>>

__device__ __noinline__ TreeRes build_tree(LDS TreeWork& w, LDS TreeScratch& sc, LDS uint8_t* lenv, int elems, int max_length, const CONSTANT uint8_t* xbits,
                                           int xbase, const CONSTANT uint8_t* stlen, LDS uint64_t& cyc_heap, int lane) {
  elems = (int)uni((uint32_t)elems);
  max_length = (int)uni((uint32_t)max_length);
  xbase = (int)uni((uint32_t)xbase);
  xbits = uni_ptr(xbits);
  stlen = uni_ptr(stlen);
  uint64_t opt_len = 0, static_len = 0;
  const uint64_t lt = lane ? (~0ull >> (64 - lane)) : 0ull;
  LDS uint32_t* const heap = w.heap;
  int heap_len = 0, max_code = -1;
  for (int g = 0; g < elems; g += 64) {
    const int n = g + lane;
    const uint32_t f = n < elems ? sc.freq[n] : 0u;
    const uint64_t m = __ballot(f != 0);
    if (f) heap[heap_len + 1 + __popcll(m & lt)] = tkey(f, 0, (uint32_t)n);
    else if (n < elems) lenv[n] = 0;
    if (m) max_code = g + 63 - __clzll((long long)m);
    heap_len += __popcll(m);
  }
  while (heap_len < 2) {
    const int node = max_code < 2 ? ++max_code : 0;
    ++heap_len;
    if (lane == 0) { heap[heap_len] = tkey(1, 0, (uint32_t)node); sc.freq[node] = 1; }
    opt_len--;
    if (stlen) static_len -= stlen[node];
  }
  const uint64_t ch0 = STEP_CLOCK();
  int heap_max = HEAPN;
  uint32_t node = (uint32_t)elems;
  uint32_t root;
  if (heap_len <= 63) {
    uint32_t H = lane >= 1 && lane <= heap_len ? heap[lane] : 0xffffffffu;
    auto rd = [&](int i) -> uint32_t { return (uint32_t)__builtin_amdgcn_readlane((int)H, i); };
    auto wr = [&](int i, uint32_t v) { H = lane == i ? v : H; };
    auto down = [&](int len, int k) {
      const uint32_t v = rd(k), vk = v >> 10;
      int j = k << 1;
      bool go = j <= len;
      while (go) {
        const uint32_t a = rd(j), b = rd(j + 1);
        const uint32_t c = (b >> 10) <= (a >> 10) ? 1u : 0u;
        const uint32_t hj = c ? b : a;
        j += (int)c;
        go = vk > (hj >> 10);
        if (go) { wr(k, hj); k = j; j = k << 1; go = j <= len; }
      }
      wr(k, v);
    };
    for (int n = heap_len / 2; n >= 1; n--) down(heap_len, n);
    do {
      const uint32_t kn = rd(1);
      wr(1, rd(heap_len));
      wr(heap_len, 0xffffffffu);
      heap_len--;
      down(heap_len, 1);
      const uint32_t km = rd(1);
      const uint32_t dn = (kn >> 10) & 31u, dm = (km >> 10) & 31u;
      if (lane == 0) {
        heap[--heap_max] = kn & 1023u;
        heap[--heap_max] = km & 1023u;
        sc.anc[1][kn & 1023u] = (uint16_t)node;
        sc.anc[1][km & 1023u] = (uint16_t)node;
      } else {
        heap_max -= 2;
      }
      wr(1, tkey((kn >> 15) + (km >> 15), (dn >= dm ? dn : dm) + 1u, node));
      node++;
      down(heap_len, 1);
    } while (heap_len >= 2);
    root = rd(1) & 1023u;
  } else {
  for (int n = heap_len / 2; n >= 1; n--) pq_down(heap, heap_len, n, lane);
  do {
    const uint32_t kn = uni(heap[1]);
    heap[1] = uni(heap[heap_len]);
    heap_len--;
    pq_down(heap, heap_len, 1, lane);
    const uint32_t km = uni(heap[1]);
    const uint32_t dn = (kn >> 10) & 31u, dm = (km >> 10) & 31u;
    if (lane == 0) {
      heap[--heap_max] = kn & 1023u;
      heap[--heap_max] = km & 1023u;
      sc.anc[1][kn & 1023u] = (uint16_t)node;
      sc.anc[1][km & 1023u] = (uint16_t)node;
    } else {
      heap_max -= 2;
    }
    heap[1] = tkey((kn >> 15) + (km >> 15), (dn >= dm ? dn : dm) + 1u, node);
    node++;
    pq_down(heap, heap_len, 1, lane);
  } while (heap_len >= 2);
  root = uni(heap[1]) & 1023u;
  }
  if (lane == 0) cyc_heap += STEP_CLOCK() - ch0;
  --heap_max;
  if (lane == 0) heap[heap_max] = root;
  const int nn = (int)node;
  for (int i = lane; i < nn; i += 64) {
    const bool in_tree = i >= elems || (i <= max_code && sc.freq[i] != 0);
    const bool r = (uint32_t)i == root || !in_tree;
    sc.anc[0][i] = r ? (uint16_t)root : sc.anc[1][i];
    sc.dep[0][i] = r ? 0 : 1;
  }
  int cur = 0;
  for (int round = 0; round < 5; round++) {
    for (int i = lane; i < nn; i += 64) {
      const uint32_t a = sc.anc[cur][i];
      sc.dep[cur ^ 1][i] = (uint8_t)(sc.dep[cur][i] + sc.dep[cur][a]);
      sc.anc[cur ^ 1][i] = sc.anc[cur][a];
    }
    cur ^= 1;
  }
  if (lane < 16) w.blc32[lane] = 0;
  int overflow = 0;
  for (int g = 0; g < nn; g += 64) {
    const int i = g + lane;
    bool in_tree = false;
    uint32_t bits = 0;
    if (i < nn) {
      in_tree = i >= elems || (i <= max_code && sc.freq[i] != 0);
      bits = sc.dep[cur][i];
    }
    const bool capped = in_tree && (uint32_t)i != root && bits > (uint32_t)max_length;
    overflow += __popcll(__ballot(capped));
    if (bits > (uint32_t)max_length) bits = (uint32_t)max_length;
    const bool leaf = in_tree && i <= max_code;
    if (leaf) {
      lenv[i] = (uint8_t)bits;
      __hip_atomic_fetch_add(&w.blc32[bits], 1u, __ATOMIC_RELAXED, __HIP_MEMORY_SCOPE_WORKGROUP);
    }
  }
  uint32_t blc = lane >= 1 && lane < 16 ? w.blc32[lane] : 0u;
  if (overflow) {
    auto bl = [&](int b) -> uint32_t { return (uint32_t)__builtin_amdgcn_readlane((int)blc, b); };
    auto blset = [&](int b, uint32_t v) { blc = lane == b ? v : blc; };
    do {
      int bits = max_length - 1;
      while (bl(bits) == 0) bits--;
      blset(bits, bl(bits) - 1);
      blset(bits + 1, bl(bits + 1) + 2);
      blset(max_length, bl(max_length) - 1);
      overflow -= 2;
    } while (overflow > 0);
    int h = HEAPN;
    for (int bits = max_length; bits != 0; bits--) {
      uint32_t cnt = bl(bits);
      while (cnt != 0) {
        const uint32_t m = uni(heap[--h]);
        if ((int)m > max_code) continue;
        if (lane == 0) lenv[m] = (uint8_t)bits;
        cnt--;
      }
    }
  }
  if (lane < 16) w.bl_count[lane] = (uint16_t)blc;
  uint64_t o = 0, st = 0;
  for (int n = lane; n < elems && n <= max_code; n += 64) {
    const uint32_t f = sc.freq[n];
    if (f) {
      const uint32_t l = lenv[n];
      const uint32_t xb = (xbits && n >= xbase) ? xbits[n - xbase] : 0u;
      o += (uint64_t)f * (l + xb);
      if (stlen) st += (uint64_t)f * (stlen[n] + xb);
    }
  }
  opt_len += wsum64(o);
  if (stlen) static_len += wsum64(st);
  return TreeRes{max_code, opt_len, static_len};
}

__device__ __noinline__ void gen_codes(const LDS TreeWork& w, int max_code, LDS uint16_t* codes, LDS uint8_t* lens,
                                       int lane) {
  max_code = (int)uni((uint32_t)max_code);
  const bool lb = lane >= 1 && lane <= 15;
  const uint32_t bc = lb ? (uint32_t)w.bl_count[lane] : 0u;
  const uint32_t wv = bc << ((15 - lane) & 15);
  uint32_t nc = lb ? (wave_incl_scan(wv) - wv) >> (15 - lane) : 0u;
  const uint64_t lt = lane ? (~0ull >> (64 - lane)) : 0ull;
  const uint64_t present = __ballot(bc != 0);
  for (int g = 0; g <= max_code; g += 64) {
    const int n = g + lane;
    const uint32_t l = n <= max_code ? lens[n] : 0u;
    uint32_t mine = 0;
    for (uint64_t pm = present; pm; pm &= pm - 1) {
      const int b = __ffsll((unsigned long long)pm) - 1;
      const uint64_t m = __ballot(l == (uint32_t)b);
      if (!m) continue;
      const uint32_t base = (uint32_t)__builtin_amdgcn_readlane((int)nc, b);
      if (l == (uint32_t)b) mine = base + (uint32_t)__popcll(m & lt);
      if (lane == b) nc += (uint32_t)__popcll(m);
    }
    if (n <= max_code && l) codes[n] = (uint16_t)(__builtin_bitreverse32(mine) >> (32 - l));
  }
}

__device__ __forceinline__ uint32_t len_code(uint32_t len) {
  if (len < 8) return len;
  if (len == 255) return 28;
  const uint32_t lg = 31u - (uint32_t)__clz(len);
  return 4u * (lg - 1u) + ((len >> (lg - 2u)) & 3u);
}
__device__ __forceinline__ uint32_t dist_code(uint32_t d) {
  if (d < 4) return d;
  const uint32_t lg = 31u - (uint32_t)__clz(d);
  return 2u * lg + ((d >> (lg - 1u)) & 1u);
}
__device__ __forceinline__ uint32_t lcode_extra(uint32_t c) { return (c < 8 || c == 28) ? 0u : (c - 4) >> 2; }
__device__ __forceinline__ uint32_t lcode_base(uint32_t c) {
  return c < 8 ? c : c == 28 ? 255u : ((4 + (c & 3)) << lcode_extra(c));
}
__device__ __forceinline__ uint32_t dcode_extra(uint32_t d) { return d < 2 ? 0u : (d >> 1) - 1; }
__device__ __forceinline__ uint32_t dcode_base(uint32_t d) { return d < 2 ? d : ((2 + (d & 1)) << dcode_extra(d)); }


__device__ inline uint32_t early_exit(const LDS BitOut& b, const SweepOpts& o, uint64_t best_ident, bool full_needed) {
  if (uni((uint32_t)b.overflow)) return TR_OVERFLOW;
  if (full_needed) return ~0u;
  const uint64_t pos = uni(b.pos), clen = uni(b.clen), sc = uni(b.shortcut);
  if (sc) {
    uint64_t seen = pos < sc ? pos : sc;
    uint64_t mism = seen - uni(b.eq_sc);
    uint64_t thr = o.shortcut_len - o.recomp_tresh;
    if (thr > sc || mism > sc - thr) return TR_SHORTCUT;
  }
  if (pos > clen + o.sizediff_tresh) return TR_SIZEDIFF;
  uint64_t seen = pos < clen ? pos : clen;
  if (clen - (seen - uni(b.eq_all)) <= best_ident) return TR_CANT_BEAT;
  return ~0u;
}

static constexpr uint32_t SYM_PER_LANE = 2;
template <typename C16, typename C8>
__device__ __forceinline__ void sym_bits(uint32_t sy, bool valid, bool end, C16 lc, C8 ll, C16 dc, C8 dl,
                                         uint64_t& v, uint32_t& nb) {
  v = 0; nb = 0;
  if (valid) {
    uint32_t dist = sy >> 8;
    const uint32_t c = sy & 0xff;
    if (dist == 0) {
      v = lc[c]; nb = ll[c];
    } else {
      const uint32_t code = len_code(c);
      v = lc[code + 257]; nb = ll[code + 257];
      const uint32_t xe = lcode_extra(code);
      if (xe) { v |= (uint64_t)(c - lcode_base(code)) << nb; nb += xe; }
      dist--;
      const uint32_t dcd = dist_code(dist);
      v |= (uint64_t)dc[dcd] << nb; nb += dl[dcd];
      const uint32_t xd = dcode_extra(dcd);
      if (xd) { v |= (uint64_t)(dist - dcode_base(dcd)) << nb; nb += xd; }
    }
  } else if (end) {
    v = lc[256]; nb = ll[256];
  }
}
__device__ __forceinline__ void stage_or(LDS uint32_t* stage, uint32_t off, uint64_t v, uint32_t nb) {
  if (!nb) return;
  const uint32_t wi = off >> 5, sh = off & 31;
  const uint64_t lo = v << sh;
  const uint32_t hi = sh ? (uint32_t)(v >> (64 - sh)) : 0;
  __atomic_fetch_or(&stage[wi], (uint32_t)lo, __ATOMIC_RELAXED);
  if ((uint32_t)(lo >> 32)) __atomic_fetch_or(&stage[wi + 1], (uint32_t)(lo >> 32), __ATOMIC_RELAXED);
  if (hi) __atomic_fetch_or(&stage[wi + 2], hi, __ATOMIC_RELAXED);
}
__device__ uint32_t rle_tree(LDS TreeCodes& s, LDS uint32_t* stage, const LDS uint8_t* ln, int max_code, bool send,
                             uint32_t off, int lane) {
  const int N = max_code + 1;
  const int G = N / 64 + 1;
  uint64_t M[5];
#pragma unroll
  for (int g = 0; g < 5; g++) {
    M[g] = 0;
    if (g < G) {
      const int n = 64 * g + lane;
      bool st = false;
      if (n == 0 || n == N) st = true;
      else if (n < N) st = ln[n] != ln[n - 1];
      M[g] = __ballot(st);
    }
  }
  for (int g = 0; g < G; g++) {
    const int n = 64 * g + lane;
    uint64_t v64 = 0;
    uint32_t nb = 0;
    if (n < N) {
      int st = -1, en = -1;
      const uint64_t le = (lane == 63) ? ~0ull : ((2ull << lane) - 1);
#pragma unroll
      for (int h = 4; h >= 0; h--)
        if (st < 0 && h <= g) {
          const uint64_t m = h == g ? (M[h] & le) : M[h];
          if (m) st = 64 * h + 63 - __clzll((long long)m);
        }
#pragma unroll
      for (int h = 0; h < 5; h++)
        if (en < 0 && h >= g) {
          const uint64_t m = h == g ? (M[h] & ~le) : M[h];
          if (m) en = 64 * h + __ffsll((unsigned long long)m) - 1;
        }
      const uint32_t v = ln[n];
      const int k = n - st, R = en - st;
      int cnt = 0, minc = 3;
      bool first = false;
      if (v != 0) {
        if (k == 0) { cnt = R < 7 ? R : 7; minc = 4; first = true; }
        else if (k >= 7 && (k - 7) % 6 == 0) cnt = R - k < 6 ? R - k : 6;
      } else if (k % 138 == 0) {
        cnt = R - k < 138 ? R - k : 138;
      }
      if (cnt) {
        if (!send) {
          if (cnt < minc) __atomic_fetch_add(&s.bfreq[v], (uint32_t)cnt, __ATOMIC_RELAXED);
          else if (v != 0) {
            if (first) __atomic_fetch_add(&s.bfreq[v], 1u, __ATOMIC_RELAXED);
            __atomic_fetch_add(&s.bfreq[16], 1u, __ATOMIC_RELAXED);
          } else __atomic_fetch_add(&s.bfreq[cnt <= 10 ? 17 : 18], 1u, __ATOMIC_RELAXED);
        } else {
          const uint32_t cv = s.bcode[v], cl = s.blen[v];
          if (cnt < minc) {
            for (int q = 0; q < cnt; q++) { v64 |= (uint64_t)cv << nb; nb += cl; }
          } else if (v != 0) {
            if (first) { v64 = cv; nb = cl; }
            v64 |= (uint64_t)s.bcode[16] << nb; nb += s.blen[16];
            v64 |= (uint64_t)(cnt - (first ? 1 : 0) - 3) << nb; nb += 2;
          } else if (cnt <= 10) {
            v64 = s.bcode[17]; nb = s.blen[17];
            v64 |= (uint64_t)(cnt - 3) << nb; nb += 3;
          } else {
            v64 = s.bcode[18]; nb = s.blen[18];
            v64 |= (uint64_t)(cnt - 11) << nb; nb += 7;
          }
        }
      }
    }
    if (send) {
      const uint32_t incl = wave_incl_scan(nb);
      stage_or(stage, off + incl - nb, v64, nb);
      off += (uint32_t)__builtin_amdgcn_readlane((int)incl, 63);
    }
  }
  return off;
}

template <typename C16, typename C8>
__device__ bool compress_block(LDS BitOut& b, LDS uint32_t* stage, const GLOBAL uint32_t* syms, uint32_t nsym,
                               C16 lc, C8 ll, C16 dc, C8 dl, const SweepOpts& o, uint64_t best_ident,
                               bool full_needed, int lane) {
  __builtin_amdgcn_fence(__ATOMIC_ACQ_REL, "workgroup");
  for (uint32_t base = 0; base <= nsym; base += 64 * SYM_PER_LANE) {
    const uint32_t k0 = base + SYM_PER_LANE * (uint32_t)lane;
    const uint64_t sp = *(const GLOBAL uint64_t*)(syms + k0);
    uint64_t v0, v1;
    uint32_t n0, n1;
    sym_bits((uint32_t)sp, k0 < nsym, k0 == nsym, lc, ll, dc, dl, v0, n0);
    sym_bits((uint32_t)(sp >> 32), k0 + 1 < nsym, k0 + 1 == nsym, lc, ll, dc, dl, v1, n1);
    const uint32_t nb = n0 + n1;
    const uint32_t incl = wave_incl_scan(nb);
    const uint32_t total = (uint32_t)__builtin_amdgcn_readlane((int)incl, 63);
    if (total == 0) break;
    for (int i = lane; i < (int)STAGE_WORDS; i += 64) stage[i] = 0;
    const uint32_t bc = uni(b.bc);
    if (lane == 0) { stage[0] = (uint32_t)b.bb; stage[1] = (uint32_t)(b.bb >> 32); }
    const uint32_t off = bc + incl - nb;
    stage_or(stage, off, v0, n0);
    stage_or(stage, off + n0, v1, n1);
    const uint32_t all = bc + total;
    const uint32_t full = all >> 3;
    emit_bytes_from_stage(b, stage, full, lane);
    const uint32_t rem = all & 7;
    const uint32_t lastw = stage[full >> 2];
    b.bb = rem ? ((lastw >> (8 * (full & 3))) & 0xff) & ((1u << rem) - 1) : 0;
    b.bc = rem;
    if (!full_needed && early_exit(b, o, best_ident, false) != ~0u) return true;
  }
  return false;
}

<<

Go through the listing above and pull out each line containing the word "lens".

> [TASK SOLUTION]
__device__ __noinline__ void gen_codes(const LDS TreeWork& w, int max_code, LDS uint16_t* codes, LDS uint8_t* lens,
    const uint32_t l = n <= max_code ? lens[n] : 0u;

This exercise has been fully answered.